Motivated by onomasiological needs, semantic innovation is thus
likely to occur especially as long as the lexical meaning of the already
existing source vocabulary makes use of the conceptual elements which
are so “cognitively salient” (Geeraerts 2010) that they may be easily
transferred onto figurative applications. Nerlich and Clarke (1992: 137)
put it in a more straightforward manner, stating that “the trick of being
innovative and at the same time understandable is to use words in a novel
way the meaning of which is self-evident”.
In order to produce such semantic change, that is to “inject the
available old signs and their meanings with new life” (Nerlich and Clarke
2001: 6), there are two main options available (ibid.), namely “using
words for the near neighbours of the things you mean (metonymy) or
using words for the look-alikes (resemblars) of what you mean
(metaphor)”^12 – in the words of Nerlich and Clarke (1992: 137).

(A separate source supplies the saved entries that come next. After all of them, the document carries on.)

# takahiroharada/OCLRadixSort

Measured on AMD Instinct MI355X. Metric: Gkeys/s on uniform-random u32 keys; achieved % of HBM-read roofline, higher is better.
Workload: dtype u32; 1 GPU; Key-only RadixSort32, 67108864 uniform-random u32 keys (splitmix64 hi32, seed 123+step), 1xMI355X, in place; keys_per_gpu=67108864, parallelism=1 GPU, sort_algo=auto, digit_bits=8

## Files before the change

oclradixsort_amd/csrc/finish16_kernels.hpp:

```cpp
#pragma once
#include <hip/hip_runtime.h>
#include <stdint.h>

#include "hybrid_kernels.hpp"

namespace adlhip {

template <int R2>
struct Finish16Cfg {
    static constexpr int CAP = 128 * R2;
    static constexpr size_t PER_WAVE = 2 * CAP + 256 * 4;
};

__device__ __forceinline__ uint32_t finish16_index(uint32_t p) { return (p & ~127u) | ((p & 63u) << 1) | ((p >> 6) & 1u); }

__device__ __forceinline__ void finish16_lds_order() { __builtin_amdgcn_fence(__ATOMIC_ACQ_REL, "wavefront"); }

template <int RR>
__device__ __forceinline__ void finish16_rows(const uint32_t* __restrict__ src32, uint32_t* __restrict__ out, uint32_t m, int lane,
                                              uint16_t* __restrict__ buf16, uint32_t* __restrict__ cnt, uint32_t low_bits, uint32_t hi)
{
    constexpr int L = RR - 1;
    const bool a_lo = 2u * (uint32_t)(64 * L + lane) < m, a_hi = 2u * (uint32_t)(64 * L + lane) + 1u < m;
    const bool b_lo = (uint32_t)(128 * L + lane) < m, b_hi = (uint32_t)(128 * L + 64 + lane) < m;
    uint32_t kp[RR];
#pragma unroll
    for (int j = 0; j < RR; ++j)
        if (j < L || a_lo) kp[j] = __builtin_nontemporal_load(src32 + j * 64 + lane);
    bool placed = false;
    const int npass = ((int)low_bits + 7) / 8;
    int sb = 0;
    const uint32_t* buf32 = reinterpret_cast<const uint32_t*>(buf16);
    for (int p = 0; p < npass; ++p) {
        const int nb = ((int)low_bits - sb + (npass - p - 1)) / (npass - p);
        const uint32_t mask = (1u << nb) - 1u;
        const bool v_lo = placed ? b_lo : a_lo, v_hi = placed ? b_hi : a_hi;
        auto dlo = [&](uint32_t x) -> uint32_t { return (x >> sb) & mask; };
        auto dhi = [&](uint32_t x) -> uint32_t { return (x >> (16 + sb)) & mask; };
        {
            const uint32_t d0 = (uint32_t)__builtin_amdgcn_readfirstlane((int)dlo(kp[0]));
            bool same = true;
#pragma unroll
            for (int j = 0; j < RR; ++j) {
                if (j < L || v_lo) same &= dlo(kp[j]) == d0;
                if (j < L || v_hi) same &= dhi(kp[j]) == d0;
            }
            if (__all(same)) {
                sb += nb;
                continue;
            }
        }
        const u32x4 z = {0u, 0u, 0u, 0u};
        *reinterpret_cast<u32x4*>(cnt + 4 * lane) = z;
        uint32_t rk[RR];
#pragma unroll
        for (int j = 0; j < RR; ++j) {
            uint32_t r0 = 0u, r1 = 0u;
            if (j < L || v_lo) r0 = __hip_atomic_fetch_add(&cnt[dlo(kp[j])], 1u, __ATOMIC_RELAXED, __HIP_MEMORY_SCOPE_WAVEFRONT);
            if (j < L || v_hi) r1 = __hip_atomic_fetch_add(&cnt[dhi(kp[j])], 1u, __ATOMIC_RELAXED, __HIP_MEMORY_SCOPE_WAVEFRONT);
            rk[j] = r0 | (r1 << 16);
        }
        {
            const u32x4 c = *reinterpret_cast<const u32x4*>(cnt + 4 * lane);
            const uint32_t s4 = c.x + c.y + c.z + c.w;
            const uint32_t ex = wave_incl_scan_u32(s4) - s4;
            u32x4 o;
            o.x = ex;
            o.y = ex + c.x;
            o.z = o.y + c.y;
            o.w = o.z + c.z;
            *reinterpret_cast<u32x4*>(cnt + 4 * lane) = o;
        }
        finish16_lds_order();
#pragma unroll
        for (int j = 0; j < RR; ++j) {
            uint32_t p0 = 0u, p1 = 0u;
            if (j < L || v_lo) p0 = cnt[dlo(kp[j])] + (rk[j] & 0xffffu);
            if (j < L || v_hi) p1 = cnt[dhi(kp[j])] + (rk[j] >> 16);
            if (j < L || v_lo) buf16[finish16_index(p0)] = (uint16_t)kp[j];
            if (j < L || v_hi) buf16[finish16_index(p1)] = (uint16_t)(kp[j] >> 16);
        }
        finish16_lds_order();
#pragma unroll
        for (int j = 0; j < RR; ++j)
            if (j < L || b_lo) kp[j] = buf32[j * 64 + lane];
        placed = true;
        sb += nb;
    }
    if (placed) {
#pragma unroll
        for (int j = 0; j < RR; ++j) {
            if (j < L || b_lo) __builtin_nontemporal_store(hi | (kp[j] & 0xffffu), out + 128 * j + lane);
            if (j < L || b_hi) __builtin_nontemporal_store(hi | (kp[j] >> 16), out + 128 * j + 64 + lane);
        }
    } else {
#pragma unroll
        for (int j = 0; j < RR; ++j) {
            if (j < L || a_lo) out[2 * (64 * j + lane)] = hi | (kp[j] & 0xffffu);
            if (j < L || a_hi) out[2 * (64 * j + lane) + 1] = hi | (kp[j] >> 16);
        }
    }
}

template <int RR, int R2>
__device__ __forceinline__ void finish16_dispatch(int rows2, const uint32_t* __restrict__ src32, uint32_t* __restrict__ out, uint32_t m,
                                                  int lane, uint16_t* __restrict__ buf16, uint32_t* __restrict__ cnt, uint32_t low_bits,
                                                  uint32_t hi)
{
    if constexpr (RR >= R2) {
        finish16_rows<R2>(src32, out, m, lane, buf16, cnt, low_bits, hi);
    } else {
        if (rows2 <= RR) finish16_rows<RR>(src32, out, m, lane, buf16, cnt, low_bits, hi);
        else finish16_dispatch<RR + 1, R2>(rows2, src32, out, m, lane, buf16, cnt, low_bits, hi);
    }
}

template <int R2, int WAVES>
__global__ __launch_bounds__(64 * WAVES) void wave_finish16_kernel(const uint16_t* __restrict__ slab, uint32_t* __restrict__ out,
                                                                    const uint32_t* __restrict__ seg_off,
                                                                    const uint32_t* __restrict__ seg_cnt, uint32_t stride,
                                                                    const uint32_t* __restrict__ gate, const uint32_t* __restrict__ dyn,
                                                                    uint32_t num_segments, uint32_t* fault)
{
    if (gate && *gate != 0u) return;
    using C = Finish16Cfg<R2>;
    extern __shared__ __attribute__((aligned(16))) unsigned char smem[];
    const int lane = (int)threadIdx.x & 63;
    const int w = (int)threadIdx.x >> 6;
    unsigned char* mine = smem + (size_t)w * C::PER_WAVE;
    uint16_t* __restrict__ buf16 = reinterpret_cast<uint16_t*>(mine);
    uint32_t* __restrict__ cnt = reinterpret_cast<uint32_t*>(mine + 2 * C::CAP);
    const uint32_t seg = (uint32_t)__builtin_amdgcn_readfirstlane((int)(blockIdx.x * (uint32_t)WAVES + (uint32_t)w));
    if (seg >= num_segments) return;
    const uint32_t low_bits = (uint32_t)__builtin_amdgcn_readfirstlane((int)dyn[0]);
    const uint32_t m = (uint32_t)__builtin_amdgcn_readfirstlane((int)seg_cnt[seg]);
    const uint32_t begin = (uint32_t)__builtin_amdgcn_readfirstlane((int)seg_off[seg]);
    if (m == 0u) return;
    if (m > (uint32_t)C::CAP || low_bits > 16u) {
        if (lane == 0) atomicOr(fault + 1, 0x40000u);
        return;
    }
    const uint32_t hi = ((dyn[1] << 16) | seg) << low_bits;
    const uint32_t* src32 = reinterpret_cast<const uint32_t*>(slab + (size_t)seg * stride);
    finish16_dispatch<1, R2>((int)((m + 127u) >> 7), src32, out + begin, m, lane, buf16, cnt, low_bits, hi);
}

}
```

Before: 215.3 Gkeys/s.

## Add single-pass 512-bin finish16 with odd-even transposition cleanup of low bits

When more than 8 low bits remain, the wave-level finisher now counting-sorts the segment on the top 9 bits in one pass instead of two 8-bit passes. Any leftover lower bits are fixed by a bounded number of odd-even transposition rounds in registers, using DPP to exchange across lanes, and it falls back to the multi-pass path when a bin is too large. The LDS tile is padded to avoid bank conflicts and the counter array is enlarged. This removes one full histogram/scan/scatter pass per segment, at the cost of more LDS per wave and the extra sort rounds.

```diff
diff --git a/oclradixsort_amd/csrc/finish16_kernels.hpp b/oclradixsort_amd/csrc/finish16_kernels.hpp
--- a/oclradixsort_amd/csrc/finish16_kernels.hpp
+++ b/oclradixsort_amd/csrc/finish16_kernels.hpp
@@ -6,15 +6,163 @@
 
 namespace adlhip {
 
+constexpr int kFinish16BinBits = 9;
+constexpr int kFinish16MaxRounds = 24;
+
 template <int R2>
 struct Finish16Cfg {
     static constexpr int CAP = 128 * R2;
-    static constexpr size_t PER_WAVE = 2 * CAP + 256 * 4;
+    static constexpr int BINS = 1 << kFinish16BinBits;
+    static constexpr size_t TILE = 256 * (R2 | 1);
+    static constexpr size_t PER_WAVE = TILE + 4 * BINS;
 };
 
 __device__ __forceinline__ uint32_t finish16_index(uint32_t p) { return (p & ~127u) | ((p & 63u) << 1) | ((p >> 6) & 1u); }
 
 __device__ __forceinline__ void finish16_lds_order() { __builtin_amdgcn_fence(__ATOMIC_ACQ_REL, "wavefront"); }
+
+template <int RR>
+__device__ __forceinline__ uint32_t finish16_block_byte(uint32_t p)
+{
+    constexpr uint32_t J = 2 * RR;
+    if constexpr ((RR & 1) != 0) {
+        return 2u * p;
+    } else if constexpr ((J & (J - 1)) == 0) {
+        return 2u * p + 4u * (p / J);
+    } else {
+        constexpr uint32_t MAGIC = (65536u + J - 1u) / J;
+        static_assert(64u * J * (MAGIC * J - 65536u) < 65536u, "the reciprocal is not exact over the tile");
+        return 2u * p + 4u * (__umul24(p, MAGIC) >> 16);
+    }
+}
+
+__device__ __forceinline__ uint32_t finish16_wave_max(uint32_t v)
+{
+    v = max(v, dpp_mov0<0x111, 0xf, 0xf>(v));
+    v = max(v, dpp_mov0<0x112, 0xf, 0xf>(v));
+    v = max(v, dpp_mov0<0x114, 0xf, 0xf>(v));
+    v = max(v, dpp_mov0<0x118, 0xf, 0xf>(v));
+    v = max(v, dpp_mov0<0x142, 0xa, 0xf>(v));
+    v = max(v, dpp_mov0<0x143, 0xc, 0xf>(v));
+    return (uint32_t)__builtin_amdgcn_readlane((int)v, 63);
+}
+
+template <int RR>
+__device__ __forceinline__ bool finish16_bins(const uint32_t (&kp)[RR], uint32_t* __restrict__ out, uint32_t m, int lane,
+                                              uint16_t* __restrict__ buf16, uint32_t* __restrict__ cnt, uint32_t low_bits, uint32_t hi,
+                                              bool a_lo, bool a_hi, bool b_lo, bool b_hi)
+{
+    constexpr int L = RR - 1, J = 2 * RR, S = RR | 1;
+    constexpr int NB = 1 << kFinish16BinBits, PL = NB / 64;
+    static_assert(PL % 4 == 0, "a lane scans its counters as u32x4");
+    const uint32_t bb = low_bits < (uint32_t)kFinish16BinBits ? low_bits : (uint32_t)kFinish16BinBits;
+    const uint32_t sh = low_bits - bb;
+    auto dlo = [&](uint32_t x) -> uint32_t { return (x >> sh) & (uint32_t)(NB - 1); };
+    auto dhi = [&](uint32_t x) -> uint32_t { return (x >> (16u + sh)) & (uint32_t)(NB - 1); };
+    {
+        const uint32_t d0 = (uint32_t)__builtin_amdgcn_readfirstlane((int)dlo(kp[0]));
+        bool same = true;
+#pragma unroll
+        for (int j = 0; j < RR; ++j) {
+            if (j < L || a_lo) same &= dlo(kp[j]) == d0;
+            if (j < L || a_hi) same &= dhi(kp[j]) == d0;
+        }
+        if (__all(same)) return false;
+    }
+    const u32x4 z = {0u, 0u, 0u, 0u};
+#pragma unroll
+    for (int q = 0; q < PL / 4; ++q) *reinterpret_cast<u32x4*>(cnt + PL * lane + 4 * q) = z;
+    uint32_t rk[RR];
+#pragma unroll
+    for (int j = 0; j < RR; ++j) {
+        uint32_t r0 = 0u, r1 = 0u;
+        if (j < L || a_lo) r0 = __hip_atomic_fetch_add(&cnt[dlo(kp[j])], 1u, __ATOMIC_RELAXED, __HIP_MEMORY_SCOPE_WAVEFRONT);
+        if (j < L || a_hi) r1 = __hip_atomic_fetch_add(&cnt[dhi(kp[j])], 1u, __ATOMIC_RELAXED, __HIP_MEMORY_SCOPE_WAVEFRONT);
+        rk[j] = r0 | (r1 << 16);
+    }
+    const bool tail = low_bits > bb;
+    uint32_t rounds;
+    {
+        u32x4 c[PL / 4];
+        uint32_t sum = 0u, big = 0u;
+#pragma unroll
+        for (int q = 0; q < PL / 4; ++q) {
+            c[q] = *reinterpret_cast<const u32x4*>(cnt + PL * lane + 4 * q);
+            sum += c[q].x + c[q].y + c[q].z + c[q].w;
+            big = max(max(big, max(c[q].x, c[q].y)), max(c[q].z, c[q].w));
+        }
+        rounds = finish16_wave_max(big);
+        if (tail && rounds > (uint32_t)kFinish16MaxRounds) return false;
+        uint32_t run = wave_incl_scan_u32(sum) - sum;
+#pragma unroll
+        for (int q = 0; q < PL / 4; ++q) {
+            u32x4 o;
+            o.x = run;
+            o.y = o.x + c[q].x;
+            o.z = o.y + c[q].y;
+            o.w = o.z + c[q].z;
+            run = o.w + c[q].w;
+            *reinterpret_cast<u32x4*>(cnt + PL * lane + 4 * q) = o;
+        }
+    }
+    unsigned char* tile = reinterpret_cast<unsigned char*>(buf16);
+    const bool sort = tail && rounds > 1u;
+    if (sort) {
+        const uint32_t p0 = m + (uint32_t)lane, p1 = p0 + 64u;
+        if (p0 < (uint32_t)(64 * J)) *reinterpret_cast<uint16_t*>(tile + finish16_block_byte<RR>(p0)) = (uint16_t)0xffffu;
+        if (p1 < (uint32_t)(64 * J)) *reinterpret_cast<uint16_t*>(tile + finish16_block_byte<RR>(p1)) = (uint16_t)0xffffu;
+    }
+    finish16_lds_order();
+#pragma unroll
+    for (int j = 0; j < RR; ++j) {
+        uint32_t p0 = 0u, p1 = 0u;
+        if (j < L || a_lo) p0 = cnt[dlo(kp[j])] + (rk[j] & 0xffffu);
+        if (j < L || a_hi) p1 = cnt[dhi(kp[j])] + (rk[j] >> 16);
+        if (j < L || a_lo) *reinterpret_cast<uint16_t*>(tile + finish16_block_byte<RR>(p0)) = (uint16_t)kp[j];
+        if (j < L || a_hi) *reinterpret_cast<uint16_t*>(tile + finish16_block_byte<RR>(p1)) = (uint16_t)(kp[j] >> 16);
+    }
+    finish16_lds_order();
+    if (sort) {
+        uint32_t* own = reinterpret_cast<uint32_t*>(tile) + S * lane;
+        uint32_t k[J];
+#pragma unroll
+        for (int j = 0; j < RR; ++j) {
+            const uint32_t w = own[j];
+            k[2 * j] = w & 0xffffu;
+            k[2 * j + 1] = w >> 16;
+        }
+        for (uint32_t r = 0u; r < rounds; r += 2u) {
+#pragma unroll
+            for (int j = 0; j < RR; ++j) {
+                const uint32_t a = k[2 * j], b = k[2 * j + 1];
+                k[2 * j] = min(a, b);
+                k[2 * j + 1] = max(a, b);
+            }
+            const uint32_t up = (uint32_t)__builtin_amdgcn_update_dpp((int)0xffffffffu, (int)k[0], 0x130, 0xf, 0xf, false);
+            const uint32_t dn = (uint32_t)__builtin_amdgcn_update_dpp(0, (int)k[J - 1], 0x138, 0xf, 0xf, false);
+#pragma unroll
+            for (int j = 0; j < RR - 1; ++j) {
+                const uint32_t a = k[2 * j + 1], b = k[2 * j + 2];
+                k[2 * j + 1] = min(a, b);
+                k[2 * j + 2] = max(a, b);
+            }
+            k[J - 1] = min(k[J - 1], up);
+            k[0] = max(k[0], dn);
+        }
+#pragma unroll
+        for (int j = 0; j < RR; ++j) own[j] = k[2 * j] | (k[2 * j + 1] << 16);
+        finish16_lds_order();
+    }
+#pragma unroll
+    for (int i = 0; i < J; ++i) {
+        if (i < 2 * L || (i == 2 * L ? b_lo : b_hi)) {
+            const uint32_t p = (uint32_t)(64 * i + lane);
+            const uint32_t v = *reinterpret_cast<const uint16_t*>(tile + finish16_block_byte<RR>(p));
+            __builtin_nontemporal_store(hi | v, out + p);
+        }
+    }
+    return true;
+}
 
 template <int RR>
 __device__ __forceinline__ void finish16_rows(const uint32_t* __restrict__ src32, uint32_t* __restrict__ out, uint32_t m, int lane,
@@ -27,6 +175,7 @@
 #pragma unroll
     for (int j = 0; j < RR; ++j)
         if (j < L || a_lo) kp[j] = __builtin_nontemporal_load(src32 + j * 64 + lane);
+    if (low_bits > 8u && finish16_bins<RR>(kp, out, m, lane, buf16, cnt, low_bits, hi, a_lo, a_hi, b_lo, b_hi)) return;
     bool placed = false;
     const int npass = ((int)low_bits + 7) / 8;
     int sb = 0;
@@ -129,7 +278,7 @@
     const int w = (int)threadIdx.x >> 6;
     unsigned char* mine = smem + (size_t)w * C::PER_WAVE;
     uint16_t* __restrict__ buf16 = reinterpret_cast<uint16_t*>(mine);
-    uint32_t* __restrict__ cnt = reinterpret_cast<uint32_t*>(mine + 2 * C::CAP);
+    uint32_t* __restrict__ cnt = reinterpret_cast<uint32_t*>(mine + C::TILE);
     const uint32_t seg = (uint32_t)__builtin_amdgcn_readfirstlane((int)(blockIdx.x * (uint32_t)WAVES + (uint32_t)w));
     if (seg >= num_segments) return;
     const uint32_t low_bits = (uint32_t)__builtin_amdgcn_readfirstlane((int)dyn[0]);
```

New measurement: 230.6 Gkeys/s, median of 6. 1.07x the previous value.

This
postulate may be further qualified by recognizing synecdoche as a sub-
type of metonymy – see, for example, Warren (2006) and Panther and
Thornburg (2007).^13 Certainly, despite the traditional literary associations,
each of these cases should be perceived from a cognitive linguistic
perspective and “seen not merely as figures of speech, but as a
(^11) For the sake of the clarity of the argument, the emphases present in the source
text have been removed both from this and the previous quotation from Koch
(2008).
(^12) Emphases mine.
(^13) This observation has also been made by Nerlich and Clarke (2001: 6).